──────── The data ────────

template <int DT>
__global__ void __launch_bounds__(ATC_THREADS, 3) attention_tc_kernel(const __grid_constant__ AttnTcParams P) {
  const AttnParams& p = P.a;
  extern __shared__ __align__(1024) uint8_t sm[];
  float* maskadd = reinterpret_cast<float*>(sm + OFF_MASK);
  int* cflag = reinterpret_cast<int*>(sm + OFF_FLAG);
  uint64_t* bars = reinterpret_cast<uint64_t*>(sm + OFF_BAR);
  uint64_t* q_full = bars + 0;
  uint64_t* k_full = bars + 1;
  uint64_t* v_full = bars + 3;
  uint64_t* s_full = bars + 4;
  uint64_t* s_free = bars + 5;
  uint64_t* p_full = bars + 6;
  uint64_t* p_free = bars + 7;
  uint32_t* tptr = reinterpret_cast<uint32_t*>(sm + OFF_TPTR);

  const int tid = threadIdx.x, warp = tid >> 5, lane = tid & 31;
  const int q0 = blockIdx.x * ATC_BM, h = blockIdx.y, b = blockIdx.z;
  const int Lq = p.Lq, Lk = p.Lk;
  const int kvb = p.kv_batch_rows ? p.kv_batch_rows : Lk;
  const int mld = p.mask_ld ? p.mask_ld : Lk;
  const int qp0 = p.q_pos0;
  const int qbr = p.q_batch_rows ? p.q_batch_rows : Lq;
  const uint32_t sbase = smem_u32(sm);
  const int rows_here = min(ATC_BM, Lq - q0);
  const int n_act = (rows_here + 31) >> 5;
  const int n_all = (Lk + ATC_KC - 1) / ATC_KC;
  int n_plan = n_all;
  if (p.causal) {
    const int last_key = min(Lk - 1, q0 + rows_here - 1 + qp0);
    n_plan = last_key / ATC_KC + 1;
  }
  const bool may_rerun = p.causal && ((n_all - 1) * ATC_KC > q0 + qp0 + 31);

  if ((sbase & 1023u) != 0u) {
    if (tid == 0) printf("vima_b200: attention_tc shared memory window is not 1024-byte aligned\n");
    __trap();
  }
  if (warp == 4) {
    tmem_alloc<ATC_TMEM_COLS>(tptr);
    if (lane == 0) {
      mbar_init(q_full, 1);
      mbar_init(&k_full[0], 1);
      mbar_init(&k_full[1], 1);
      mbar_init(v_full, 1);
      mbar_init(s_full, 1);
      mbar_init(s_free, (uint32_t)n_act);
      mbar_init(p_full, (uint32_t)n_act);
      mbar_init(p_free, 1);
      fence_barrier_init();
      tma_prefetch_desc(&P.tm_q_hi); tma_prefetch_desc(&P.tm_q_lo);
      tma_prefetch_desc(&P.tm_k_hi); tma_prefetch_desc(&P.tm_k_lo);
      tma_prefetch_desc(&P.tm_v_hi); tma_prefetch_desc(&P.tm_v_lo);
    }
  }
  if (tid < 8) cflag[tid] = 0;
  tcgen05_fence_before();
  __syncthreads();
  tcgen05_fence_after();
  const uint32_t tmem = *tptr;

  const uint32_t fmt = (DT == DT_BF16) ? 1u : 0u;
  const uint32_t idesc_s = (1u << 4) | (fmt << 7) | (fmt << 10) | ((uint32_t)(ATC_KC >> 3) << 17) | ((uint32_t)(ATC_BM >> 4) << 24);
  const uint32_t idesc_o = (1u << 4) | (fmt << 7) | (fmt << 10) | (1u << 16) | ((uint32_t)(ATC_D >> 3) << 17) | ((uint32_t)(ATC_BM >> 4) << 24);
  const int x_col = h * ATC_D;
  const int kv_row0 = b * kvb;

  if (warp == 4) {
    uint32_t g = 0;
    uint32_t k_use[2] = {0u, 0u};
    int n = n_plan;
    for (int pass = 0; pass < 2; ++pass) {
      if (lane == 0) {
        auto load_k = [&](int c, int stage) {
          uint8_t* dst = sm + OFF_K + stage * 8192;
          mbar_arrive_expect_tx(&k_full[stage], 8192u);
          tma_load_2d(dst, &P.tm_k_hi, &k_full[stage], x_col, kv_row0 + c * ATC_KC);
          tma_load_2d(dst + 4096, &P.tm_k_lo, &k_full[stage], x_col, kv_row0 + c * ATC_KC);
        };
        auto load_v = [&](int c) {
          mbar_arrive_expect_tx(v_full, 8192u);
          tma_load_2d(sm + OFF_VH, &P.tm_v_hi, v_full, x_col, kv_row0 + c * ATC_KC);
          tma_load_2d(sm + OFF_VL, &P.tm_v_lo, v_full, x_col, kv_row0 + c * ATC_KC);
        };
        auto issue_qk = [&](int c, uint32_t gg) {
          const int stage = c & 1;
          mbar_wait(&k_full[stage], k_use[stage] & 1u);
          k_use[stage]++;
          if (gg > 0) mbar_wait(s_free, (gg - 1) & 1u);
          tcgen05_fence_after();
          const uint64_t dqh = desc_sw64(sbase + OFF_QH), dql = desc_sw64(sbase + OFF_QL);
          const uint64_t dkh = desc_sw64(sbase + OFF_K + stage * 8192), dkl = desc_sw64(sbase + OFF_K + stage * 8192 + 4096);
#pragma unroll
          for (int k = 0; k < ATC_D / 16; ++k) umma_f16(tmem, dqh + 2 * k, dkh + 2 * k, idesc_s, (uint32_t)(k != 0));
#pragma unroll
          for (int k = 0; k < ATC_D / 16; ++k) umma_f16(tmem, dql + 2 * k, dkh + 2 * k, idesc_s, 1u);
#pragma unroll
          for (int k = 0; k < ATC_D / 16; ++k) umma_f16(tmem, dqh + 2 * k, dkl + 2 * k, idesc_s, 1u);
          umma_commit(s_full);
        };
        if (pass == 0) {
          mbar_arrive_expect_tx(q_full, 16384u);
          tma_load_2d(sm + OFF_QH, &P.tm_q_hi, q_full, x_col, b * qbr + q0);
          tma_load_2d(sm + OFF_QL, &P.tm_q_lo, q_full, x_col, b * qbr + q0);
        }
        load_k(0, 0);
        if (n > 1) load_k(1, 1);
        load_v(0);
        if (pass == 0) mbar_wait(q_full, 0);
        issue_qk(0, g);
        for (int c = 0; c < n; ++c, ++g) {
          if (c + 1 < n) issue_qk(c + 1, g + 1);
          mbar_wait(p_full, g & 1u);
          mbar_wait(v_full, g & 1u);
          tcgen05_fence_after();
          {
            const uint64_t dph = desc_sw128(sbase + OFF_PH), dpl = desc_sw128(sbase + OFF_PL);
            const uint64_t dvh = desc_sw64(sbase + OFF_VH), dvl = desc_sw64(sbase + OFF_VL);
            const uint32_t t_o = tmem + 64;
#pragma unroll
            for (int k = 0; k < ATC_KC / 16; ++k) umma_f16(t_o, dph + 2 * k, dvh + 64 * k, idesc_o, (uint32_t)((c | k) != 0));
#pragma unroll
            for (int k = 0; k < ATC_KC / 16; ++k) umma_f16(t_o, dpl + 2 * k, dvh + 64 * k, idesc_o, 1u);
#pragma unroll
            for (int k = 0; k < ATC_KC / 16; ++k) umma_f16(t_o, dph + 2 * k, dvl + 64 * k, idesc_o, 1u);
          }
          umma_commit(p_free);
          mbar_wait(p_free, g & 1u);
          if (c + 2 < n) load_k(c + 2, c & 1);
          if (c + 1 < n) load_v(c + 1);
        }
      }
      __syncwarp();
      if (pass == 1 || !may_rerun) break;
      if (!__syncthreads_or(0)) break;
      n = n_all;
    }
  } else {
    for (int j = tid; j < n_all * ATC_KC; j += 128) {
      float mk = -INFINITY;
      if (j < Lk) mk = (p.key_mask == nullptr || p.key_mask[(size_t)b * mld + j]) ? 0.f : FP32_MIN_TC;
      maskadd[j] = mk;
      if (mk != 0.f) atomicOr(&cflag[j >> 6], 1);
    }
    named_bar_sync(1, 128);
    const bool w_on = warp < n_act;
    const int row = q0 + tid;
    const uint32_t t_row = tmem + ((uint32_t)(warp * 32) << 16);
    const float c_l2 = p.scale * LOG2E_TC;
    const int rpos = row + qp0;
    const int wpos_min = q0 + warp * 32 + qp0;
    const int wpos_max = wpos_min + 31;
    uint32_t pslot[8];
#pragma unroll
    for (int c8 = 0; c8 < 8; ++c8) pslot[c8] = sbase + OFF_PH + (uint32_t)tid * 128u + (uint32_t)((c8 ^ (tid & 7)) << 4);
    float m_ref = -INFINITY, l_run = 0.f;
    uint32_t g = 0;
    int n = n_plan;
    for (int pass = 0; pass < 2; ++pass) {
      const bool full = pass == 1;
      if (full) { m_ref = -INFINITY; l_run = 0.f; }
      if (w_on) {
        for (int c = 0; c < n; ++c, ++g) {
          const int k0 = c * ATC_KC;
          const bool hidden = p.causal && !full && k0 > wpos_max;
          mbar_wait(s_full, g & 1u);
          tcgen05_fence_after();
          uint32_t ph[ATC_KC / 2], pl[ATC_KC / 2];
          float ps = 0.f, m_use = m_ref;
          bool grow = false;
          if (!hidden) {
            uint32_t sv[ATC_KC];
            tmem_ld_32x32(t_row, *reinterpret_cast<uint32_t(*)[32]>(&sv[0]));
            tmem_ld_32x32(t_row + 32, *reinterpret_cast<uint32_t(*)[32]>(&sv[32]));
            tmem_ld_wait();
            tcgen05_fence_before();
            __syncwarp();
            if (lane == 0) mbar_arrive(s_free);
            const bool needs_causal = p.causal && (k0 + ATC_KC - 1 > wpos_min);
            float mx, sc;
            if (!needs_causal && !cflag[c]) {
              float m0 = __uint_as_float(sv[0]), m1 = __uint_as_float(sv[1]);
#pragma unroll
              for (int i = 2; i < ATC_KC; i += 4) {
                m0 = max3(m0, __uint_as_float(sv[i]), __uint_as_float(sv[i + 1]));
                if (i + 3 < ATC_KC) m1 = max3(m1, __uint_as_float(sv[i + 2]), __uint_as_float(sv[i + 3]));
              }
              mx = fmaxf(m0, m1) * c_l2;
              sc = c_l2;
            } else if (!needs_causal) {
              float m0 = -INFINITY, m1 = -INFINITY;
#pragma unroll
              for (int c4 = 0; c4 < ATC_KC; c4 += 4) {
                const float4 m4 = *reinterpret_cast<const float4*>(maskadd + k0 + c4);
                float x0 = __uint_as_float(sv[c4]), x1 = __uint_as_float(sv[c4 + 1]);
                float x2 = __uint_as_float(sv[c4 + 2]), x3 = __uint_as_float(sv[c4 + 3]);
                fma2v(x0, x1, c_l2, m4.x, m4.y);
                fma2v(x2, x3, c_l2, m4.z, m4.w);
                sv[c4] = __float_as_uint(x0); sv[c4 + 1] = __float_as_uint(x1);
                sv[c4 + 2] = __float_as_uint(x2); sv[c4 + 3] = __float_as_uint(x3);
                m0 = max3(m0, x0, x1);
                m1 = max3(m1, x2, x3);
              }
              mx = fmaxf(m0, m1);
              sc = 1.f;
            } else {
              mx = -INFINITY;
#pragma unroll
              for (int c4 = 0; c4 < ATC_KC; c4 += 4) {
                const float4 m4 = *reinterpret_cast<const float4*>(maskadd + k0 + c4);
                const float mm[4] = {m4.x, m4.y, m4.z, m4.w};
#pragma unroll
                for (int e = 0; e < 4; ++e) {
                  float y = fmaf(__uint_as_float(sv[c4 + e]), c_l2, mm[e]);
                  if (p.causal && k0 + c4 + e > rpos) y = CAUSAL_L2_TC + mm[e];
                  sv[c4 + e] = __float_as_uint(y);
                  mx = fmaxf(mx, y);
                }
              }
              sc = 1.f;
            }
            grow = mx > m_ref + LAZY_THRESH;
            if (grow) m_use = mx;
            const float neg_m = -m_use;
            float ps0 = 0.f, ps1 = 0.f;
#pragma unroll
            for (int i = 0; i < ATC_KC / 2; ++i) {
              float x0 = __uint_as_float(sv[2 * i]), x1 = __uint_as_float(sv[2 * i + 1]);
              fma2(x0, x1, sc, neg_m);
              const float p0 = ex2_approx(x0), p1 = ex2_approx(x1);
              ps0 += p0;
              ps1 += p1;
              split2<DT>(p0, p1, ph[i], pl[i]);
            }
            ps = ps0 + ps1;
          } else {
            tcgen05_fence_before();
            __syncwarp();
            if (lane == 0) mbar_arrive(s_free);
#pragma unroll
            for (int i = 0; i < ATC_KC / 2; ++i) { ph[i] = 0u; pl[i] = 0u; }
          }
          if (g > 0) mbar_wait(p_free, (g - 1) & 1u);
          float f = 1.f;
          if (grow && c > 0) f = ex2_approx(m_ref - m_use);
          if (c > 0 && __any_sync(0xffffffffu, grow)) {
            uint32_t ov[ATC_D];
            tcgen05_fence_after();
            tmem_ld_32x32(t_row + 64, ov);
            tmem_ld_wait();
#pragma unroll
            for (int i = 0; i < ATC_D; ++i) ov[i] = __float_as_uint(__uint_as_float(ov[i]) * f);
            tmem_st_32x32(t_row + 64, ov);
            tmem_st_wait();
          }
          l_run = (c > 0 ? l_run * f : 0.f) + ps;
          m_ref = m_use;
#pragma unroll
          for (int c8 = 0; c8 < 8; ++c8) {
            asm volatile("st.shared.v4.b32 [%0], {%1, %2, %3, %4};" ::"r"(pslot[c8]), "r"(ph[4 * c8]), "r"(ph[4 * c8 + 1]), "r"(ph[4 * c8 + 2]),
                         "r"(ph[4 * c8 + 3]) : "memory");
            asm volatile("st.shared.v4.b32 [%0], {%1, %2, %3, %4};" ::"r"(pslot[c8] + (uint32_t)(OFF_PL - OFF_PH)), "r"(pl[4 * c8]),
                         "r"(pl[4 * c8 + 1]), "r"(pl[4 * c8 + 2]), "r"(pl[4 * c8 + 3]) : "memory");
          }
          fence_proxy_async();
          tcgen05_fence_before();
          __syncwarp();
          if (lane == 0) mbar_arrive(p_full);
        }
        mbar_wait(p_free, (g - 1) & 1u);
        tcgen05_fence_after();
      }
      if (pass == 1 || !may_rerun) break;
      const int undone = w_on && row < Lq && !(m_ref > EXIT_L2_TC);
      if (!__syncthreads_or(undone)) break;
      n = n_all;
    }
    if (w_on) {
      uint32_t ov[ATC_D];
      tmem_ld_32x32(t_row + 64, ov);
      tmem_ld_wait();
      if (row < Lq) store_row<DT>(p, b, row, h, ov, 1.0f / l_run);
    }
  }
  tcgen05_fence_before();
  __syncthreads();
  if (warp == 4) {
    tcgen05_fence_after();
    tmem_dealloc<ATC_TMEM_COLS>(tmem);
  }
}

────────
──────── The data ────────

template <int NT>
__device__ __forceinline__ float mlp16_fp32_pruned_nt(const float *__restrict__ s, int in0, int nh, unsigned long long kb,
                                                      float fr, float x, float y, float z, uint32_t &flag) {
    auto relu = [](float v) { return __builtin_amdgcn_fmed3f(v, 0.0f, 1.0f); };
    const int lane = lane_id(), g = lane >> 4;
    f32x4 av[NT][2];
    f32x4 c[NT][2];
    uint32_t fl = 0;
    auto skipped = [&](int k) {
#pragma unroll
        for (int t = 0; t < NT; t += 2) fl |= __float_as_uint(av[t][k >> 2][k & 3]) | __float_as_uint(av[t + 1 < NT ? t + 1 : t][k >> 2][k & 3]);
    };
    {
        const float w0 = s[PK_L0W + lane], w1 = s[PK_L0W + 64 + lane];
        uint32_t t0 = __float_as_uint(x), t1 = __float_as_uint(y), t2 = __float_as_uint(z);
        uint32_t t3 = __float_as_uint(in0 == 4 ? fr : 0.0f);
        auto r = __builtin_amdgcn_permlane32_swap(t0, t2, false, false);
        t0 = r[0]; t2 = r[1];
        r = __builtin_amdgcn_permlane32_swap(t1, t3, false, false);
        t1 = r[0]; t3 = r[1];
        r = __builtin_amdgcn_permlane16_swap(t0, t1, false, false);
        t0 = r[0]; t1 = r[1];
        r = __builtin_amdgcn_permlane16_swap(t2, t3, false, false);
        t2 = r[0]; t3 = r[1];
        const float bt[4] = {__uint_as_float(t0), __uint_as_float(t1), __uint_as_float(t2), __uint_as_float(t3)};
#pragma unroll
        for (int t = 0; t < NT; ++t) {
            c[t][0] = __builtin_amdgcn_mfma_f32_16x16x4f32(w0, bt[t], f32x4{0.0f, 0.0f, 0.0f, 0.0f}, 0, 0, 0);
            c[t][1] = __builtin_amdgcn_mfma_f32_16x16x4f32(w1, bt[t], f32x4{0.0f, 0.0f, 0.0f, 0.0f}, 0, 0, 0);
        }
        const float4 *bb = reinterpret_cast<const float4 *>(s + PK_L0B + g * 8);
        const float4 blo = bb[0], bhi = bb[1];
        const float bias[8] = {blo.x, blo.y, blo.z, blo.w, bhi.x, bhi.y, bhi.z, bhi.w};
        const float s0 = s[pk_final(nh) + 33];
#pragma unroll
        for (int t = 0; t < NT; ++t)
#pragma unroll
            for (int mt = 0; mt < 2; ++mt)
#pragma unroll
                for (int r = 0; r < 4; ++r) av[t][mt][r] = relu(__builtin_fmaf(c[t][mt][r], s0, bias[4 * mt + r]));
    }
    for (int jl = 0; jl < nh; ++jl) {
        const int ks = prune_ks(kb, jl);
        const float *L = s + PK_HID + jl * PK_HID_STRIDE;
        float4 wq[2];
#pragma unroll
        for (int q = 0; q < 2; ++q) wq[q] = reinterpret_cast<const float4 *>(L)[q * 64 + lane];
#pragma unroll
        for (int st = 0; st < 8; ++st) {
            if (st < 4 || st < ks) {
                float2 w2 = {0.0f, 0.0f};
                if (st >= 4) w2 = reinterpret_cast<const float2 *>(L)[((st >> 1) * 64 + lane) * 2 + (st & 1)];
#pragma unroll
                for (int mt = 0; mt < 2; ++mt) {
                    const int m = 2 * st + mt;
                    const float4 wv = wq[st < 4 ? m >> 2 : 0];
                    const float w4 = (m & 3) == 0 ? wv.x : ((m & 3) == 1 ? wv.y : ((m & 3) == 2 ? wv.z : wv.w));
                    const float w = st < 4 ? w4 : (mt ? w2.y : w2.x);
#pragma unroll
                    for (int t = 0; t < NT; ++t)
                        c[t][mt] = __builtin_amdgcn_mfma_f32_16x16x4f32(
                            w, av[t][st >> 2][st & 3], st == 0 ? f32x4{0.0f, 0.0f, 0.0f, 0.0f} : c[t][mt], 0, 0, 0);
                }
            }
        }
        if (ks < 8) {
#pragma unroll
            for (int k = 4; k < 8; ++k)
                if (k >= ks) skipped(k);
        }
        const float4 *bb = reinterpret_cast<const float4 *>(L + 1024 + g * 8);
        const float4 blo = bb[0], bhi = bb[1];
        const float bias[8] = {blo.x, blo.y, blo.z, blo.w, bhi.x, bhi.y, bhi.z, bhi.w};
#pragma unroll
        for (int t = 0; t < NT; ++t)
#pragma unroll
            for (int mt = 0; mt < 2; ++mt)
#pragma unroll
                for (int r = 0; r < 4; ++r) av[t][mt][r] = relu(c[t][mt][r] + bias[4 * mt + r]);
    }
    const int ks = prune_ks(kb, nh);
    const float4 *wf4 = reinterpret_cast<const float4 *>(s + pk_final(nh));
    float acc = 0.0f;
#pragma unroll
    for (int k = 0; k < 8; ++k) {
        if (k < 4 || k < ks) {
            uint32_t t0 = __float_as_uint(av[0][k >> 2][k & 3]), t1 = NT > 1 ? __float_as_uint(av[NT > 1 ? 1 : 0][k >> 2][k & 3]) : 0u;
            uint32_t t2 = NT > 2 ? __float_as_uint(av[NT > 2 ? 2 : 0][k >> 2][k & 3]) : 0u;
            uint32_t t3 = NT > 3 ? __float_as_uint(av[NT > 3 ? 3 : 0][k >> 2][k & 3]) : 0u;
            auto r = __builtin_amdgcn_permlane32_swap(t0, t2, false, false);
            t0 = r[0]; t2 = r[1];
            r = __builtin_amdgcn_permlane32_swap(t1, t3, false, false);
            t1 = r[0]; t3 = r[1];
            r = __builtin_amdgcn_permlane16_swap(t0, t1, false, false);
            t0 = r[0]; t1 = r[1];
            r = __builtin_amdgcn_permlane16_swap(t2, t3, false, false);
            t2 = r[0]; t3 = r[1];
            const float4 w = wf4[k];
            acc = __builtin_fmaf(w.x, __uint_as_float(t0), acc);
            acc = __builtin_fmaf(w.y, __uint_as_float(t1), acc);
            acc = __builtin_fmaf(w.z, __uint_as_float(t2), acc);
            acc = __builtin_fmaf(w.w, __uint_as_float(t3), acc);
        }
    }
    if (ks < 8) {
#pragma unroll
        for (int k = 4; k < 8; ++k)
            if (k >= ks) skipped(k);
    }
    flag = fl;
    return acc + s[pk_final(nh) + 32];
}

────────

Exercise brief » Please tally the lines of the data in which the string "tptr" appears and write only the total.

Expected answer » 3